# Material for the task:

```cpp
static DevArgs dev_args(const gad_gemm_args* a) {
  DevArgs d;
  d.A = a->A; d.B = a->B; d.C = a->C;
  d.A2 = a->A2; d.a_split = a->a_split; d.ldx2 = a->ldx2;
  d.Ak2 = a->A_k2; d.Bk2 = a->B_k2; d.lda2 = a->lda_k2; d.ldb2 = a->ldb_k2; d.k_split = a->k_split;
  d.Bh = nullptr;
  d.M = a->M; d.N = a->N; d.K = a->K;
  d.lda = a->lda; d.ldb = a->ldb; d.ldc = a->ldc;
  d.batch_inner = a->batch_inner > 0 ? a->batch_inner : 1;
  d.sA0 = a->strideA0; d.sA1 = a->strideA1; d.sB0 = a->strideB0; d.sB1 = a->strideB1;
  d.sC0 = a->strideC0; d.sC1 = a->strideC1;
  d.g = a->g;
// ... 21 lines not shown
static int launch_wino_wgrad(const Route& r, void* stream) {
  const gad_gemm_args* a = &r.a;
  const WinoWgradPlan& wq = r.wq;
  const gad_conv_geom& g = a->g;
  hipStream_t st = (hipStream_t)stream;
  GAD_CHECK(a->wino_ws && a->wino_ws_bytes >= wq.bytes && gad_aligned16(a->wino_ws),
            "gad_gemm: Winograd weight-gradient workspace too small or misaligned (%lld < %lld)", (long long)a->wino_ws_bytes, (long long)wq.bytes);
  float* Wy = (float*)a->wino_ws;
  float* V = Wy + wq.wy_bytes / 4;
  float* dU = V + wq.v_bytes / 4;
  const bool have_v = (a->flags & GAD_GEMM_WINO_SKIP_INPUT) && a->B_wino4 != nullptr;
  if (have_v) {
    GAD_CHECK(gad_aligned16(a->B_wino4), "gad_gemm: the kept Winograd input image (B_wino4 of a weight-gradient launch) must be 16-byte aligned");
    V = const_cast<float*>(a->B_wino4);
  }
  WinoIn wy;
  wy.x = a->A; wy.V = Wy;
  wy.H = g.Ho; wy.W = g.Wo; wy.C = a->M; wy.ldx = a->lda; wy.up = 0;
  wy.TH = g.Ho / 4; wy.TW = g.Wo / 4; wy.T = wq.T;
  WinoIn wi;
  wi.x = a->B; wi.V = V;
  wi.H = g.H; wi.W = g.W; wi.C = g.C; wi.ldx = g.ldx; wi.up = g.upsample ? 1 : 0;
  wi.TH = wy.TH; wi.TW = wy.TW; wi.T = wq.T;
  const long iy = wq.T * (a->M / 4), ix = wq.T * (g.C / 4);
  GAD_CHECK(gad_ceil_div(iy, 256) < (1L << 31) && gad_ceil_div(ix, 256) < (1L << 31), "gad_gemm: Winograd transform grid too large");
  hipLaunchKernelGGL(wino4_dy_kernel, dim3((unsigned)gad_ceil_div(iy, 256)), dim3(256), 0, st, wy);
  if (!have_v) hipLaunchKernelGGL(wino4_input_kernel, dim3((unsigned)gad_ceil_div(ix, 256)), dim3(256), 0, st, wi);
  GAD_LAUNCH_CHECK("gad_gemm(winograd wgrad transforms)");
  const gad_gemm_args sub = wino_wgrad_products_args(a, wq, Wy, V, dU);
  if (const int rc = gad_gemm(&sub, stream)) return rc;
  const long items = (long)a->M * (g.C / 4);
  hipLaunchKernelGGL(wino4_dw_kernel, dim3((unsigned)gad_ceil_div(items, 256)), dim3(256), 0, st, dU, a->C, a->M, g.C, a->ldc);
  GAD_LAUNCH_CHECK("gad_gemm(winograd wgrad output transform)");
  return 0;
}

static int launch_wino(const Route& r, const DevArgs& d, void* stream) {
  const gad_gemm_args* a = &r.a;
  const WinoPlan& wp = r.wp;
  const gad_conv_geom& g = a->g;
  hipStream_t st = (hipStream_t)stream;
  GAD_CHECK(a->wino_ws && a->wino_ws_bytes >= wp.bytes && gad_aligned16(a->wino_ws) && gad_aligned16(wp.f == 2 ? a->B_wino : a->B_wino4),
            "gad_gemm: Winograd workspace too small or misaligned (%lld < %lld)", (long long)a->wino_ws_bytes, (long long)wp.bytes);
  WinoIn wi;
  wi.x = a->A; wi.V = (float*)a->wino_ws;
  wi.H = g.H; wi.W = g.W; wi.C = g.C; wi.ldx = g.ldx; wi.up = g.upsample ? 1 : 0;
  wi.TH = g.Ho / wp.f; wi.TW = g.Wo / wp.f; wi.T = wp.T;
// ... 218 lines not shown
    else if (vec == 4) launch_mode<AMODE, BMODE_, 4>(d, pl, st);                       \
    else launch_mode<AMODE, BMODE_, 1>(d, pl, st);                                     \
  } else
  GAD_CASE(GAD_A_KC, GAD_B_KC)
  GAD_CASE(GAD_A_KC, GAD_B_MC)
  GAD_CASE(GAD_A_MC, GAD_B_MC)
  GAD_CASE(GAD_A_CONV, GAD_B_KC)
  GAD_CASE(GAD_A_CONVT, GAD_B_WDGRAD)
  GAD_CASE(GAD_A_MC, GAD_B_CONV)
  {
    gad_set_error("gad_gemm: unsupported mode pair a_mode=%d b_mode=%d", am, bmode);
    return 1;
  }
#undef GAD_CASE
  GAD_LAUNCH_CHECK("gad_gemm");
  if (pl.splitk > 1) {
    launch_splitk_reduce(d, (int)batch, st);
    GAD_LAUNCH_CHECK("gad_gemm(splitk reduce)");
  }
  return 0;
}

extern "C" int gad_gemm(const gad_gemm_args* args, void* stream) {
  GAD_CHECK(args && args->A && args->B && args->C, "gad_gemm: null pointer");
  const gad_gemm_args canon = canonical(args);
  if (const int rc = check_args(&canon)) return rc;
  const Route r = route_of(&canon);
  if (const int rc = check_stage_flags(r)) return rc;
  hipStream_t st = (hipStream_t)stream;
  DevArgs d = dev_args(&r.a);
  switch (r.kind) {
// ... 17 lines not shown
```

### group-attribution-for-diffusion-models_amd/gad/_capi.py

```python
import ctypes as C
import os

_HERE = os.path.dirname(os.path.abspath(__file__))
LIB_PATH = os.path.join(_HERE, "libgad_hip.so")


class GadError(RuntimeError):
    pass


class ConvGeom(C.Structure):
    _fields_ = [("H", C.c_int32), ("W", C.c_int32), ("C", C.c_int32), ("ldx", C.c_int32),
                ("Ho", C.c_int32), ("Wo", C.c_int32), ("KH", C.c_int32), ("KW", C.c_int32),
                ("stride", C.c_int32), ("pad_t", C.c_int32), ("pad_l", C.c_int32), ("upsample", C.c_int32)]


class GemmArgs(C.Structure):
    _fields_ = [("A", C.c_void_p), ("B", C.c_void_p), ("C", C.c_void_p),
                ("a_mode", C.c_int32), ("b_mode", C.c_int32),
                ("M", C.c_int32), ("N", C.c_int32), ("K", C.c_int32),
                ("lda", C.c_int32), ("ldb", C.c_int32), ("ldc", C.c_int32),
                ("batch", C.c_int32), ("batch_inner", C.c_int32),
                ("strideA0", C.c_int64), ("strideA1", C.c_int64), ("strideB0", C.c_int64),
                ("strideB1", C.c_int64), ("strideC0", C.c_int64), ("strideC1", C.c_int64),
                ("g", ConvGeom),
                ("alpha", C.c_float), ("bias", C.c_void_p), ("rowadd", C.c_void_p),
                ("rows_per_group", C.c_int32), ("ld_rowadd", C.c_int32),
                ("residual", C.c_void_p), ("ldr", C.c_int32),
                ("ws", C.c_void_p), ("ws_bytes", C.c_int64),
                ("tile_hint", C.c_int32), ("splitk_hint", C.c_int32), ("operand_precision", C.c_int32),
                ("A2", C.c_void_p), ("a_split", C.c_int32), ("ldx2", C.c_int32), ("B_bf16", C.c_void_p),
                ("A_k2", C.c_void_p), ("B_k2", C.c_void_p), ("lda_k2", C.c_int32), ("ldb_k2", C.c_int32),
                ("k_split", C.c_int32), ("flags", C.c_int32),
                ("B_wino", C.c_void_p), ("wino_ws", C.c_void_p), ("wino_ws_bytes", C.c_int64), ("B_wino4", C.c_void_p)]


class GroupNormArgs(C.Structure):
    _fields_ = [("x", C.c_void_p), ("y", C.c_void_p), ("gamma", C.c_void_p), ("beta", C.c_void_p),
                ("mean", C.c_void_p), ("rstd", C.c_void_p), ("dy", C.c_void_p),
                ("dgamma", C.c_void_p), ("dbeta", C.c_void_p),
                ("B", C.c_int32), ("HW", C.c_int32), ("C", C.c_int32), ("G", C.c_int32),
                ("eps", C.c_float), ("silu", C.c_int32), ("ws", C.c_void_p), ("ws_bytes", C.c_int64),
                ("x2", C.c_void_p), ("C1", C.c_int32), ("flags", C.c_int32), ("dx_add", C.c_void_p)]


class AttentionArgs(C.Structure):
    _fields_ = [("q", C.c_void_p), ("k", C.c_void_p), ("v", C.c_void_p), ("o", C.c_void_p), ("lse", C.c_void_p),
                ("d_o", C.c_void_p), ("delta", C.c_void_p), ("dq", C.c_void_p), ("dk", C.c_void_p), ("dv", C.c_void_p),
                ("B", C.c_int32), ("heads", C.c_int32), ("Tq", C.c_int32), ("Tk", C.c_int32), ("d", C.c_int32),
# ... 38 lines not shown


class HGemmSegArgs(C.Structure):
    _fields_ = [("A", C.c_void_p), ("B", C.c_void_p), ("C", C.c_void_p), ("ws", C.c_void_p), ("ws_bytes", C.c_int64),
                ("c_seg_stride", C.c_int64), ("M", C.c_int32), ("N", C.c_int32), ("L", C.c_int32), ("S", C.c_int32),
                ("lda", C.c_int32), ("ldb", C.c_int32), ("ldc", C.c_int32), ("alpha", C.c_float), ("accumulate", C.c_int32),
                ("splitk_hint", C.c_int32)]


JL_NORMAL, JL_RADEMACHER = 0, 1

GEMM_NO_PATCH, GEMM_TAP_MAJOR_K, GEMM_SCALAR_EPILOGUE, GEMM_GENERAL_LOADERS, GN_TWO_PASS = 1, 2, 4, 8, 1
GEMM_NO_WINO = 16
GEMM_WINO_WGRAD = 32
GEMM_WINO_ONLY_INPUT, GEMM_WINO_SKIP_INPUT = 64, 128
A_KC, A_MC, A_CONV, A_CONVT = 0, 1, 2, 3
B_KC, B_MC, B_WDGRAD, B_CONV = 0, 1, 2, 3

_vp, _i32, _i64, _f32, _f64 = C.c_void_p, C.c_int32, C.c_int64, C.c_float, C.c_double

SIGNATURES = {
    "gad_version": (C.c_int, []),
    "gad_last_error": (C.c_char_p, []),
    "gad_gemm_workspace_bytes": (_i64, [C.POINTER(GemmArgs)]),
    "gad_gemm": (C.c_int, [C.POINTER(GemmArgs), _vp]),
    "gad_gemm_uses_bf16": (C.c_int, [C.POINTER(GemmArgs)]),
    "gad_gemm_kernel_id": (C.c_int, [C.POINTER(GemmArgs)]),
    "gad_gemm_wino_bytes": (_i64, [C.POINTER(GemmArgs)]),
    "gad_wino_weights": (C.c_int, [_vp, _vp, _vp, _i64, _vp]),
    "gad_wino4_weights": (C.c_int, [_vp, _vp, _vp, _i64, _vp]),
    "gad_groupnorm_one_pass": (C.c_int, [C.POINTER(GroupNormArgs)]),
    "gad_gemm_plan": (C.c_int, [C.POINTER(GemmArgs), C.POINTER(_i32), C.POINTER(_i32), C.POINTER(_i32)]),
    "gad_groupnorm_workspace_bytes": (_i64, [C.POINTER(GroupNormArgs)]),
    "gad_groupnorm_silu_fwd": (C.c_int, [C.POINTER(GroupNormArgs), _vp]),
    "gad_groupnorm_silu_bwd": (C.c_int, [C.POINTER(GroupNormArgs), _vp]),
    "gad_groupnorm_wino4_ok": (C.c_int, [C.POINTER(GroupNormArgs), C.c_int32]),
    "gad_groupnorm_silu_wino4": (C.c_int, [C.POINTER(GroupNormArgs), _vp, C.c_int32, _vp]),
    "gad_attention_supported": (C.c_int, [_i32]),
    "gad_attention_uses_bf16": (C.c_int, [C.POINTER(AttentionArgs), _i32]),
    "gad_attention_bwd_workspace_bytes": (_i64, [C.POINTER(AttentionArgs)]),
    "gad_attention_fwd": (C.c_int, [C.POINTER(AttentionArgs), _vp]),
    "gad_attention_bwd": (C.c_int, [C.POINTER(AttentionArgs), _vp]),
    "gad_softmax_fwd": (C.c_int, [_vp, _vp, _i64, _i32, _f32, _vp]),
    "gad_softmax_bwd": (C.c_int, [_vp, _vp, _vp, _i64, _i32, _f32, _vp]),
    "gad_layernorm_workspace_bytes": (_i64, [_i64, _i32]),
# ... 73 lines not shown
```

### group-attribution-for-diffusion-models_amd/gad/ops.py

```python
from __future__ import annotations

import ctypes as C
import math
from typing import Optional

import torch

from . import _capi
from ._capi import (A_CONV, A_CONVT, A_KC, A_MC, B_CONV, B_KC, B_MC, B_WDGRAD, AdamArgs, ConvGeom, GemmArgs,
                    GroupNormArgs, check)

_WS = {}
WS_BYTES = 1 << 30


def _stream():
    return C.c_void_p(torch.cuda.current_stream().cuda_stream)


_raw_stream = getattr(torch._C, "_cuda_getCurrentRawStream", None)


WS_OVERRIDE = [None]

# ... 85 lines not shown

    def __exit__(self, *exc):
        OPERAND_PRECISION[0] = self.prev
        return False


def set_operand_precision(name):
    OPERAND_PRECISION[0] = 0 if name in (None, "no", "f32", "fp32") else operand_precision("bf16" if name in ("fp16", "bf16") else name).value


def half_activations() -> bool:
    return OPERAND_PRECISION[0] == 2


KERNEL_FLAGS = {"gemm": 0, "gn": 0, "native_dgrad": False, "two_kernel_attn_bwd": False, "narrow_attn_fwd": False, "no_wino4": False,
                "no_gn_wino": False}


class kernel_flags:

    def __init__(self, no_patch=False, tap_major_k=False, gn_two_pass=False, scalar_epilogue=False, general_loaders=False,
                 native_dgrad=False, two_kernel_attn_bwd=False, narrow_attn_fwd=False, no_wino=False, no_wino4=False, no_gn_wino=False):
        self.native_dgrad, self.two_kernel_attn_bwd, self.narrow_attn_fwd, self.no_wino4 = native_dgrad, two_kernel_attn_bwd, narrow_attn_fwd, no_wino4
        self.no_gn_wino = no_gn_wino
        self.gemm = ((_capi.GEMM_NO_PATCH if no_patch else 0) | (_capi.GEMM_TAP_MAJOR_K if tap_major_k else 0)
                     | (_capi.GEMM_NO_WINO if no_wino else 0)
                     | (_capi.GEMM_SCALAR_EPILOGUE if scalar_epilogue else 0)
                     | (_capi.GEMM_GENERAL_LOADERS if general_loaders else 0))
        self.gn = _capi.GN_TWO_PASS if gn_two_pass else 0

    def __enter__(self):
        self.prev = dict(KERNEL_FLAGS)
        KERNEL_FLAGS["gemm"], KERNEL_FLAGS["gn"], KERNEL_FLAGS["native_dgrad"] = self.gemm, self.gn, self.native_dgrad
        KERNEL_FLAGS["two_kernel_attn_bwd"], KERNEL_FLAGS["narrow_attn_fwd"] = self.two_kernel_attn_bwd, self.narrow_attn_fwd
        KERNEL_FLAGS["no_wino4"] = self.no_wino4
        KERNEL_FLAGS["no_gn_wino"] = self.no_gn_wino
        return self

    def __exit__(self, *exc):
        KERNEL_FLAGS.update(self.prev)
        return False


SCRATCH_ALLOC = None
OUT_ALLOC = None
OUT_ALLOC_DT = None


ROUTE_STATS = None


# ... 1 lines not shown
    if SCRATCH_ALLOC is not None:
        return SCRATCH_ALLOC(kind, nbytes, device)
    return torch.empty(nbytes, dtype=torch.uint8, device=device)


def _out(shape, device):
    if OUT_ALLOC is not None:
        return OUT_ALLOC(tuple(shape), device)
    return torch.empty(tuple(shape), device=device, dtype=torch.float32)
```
--
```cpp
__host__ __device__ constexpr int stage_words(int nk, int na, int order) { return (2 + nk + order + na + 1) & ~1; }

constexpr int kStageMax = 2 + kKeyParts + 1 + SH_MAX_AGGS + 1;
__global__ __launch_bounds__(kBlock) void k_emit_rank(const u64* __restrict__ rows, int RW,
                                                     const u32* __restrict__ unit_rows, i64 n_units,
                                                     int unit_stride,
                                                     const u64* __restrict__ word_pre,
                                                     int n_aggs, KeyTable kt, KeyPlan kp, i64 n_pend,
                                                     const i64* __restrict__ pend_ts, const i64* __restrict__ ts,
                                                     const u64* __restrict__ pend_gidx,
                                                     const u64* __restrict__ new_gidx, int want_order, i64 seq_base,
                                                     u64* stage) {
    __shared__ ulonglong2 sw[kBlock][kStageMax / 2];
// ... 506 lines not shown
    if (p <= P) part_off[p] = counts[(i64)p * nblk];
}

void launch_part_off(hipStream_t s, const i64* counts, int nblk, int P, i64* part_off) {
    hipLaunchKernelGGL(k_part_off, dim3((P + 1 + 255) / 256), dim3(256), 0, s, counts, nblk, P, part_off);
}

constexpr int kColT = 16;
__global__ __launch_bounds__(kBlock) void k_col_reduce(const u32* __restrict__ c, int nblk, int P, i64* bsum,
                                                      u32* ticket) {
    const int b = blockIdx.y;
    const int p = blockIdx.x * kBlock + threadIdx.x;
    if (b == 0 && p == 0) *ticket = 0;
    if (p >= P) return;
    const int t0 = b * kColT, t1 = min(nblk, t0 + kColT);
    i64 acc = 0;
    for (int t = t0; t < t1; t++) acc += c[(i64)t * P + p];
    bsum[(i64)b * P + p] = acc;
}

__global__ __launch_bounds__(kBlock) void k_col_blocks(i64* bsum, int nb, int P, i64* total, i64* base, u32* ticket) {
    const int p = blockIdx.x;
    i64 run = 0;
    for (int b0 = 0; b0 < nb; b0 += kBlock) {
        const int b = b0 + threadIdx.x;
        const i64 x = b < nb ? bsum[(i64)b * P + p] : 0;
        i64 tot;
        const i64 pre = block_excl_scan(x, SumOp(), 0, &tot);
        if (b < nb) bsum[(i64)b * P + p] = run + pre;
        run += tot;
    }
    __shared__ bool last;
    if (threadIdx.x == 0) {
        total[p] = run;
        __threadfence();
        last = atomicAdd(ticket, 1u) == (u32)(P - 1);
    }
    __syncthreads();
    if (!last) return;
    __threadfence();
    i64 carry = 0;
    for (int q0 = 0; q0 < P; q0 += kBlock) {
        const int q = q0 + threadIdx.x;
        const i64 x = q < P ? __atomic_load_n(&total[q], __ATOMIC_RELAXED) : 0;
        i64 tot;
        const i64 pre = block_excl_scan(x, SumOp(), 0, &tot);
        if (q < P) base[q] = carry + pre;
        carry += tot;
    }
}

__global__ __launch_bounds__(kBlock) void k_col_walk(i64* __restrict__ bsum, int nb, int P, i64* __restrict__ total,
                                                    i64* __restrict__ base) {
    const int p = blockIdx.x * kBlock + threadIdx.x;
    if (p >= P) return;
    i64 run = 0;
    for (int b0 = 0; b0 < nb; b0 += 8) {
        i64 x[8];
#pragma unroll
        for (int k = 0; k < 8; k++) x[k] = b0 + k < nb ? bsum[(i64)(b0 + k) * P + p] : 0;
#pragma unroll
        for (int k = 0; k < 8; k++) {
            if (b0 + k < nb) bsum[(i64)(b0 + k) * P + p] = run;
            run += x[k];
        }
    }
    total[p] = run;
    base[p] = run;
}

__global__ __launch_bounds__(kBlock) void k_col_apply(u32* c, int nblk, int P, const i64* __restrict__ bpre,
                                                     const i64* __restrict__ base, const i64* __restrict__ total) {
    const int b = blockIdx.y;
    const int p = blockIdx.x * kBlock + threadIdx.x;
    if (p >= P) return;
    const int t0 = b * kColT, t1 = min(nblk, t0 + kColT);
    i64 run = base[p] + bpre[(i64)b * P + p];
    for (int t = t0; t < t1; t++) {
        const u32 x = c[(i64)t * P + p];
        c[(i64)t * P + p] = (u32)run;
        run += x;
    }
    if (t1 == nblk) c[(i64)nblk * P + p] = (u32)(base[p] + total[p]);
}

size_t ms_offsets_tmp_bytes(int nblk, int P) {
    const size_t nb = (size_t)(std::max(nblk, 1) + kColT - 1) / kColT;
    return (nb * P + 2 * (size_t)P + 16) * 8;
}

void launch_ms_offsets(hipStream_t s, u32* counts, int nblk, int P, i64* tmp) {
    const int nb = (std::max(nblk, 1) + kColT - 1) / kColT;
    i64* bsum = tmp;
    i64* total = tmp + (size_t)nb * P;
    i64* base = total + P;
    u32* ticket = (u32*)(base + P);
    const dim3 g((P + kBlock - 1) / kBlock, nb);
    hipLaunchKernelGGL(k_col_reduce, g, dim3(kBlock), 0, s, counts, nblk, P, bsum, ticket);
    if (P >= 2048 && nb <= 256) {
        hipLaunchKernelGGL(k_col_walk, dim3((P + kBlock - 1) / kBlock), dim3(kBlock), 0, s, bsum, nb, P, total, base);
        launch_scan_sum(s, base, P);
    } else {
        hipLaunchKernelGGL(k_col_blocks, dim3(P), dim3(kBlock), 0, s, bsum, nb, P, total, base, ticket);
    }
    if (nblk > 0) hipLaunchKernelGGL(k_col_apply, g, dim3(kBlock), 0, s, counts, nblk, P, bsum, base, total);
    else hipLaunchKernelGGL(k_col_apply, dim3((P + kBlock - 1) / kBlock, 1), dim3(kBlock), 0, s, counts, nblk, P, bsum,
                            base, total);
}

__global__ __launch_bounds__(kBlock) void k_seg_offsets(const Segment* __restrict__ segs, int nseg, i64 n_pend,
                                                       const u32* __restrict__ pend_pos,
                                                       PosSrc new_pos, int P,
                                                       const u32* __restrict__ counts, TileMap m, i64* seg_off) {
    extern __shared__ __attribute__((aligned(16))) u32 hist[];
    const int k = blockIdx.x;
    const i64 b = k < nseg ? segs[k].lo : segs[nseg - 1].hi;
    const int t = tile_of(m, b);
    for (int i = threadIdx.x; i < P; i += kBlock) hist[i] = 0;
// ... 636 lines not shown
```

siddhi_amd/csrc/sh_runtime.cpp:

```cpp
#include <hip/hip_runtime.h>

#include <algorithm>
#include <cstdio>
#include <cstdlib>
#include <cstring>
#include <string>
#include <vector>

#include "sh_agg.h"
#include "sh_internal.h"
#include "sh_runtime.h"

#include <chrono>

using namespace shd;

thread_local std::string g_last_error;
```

# Exercise aim:
Could you copy out every line in the material above that contains the string "misaligned"?

# Answer to the problem:
            "gad_gemm: Winograd weight-gradient workspace too small or misaligned (%lld < %lld)", (long long)a->wino_ws_bytes, (long long)wq.bytes);
            "gad_gemm: Winograd workspace too small or misaligned (%lld < %lld)", (long long)a->wino_ws_bytes, (long long)wp.bytes);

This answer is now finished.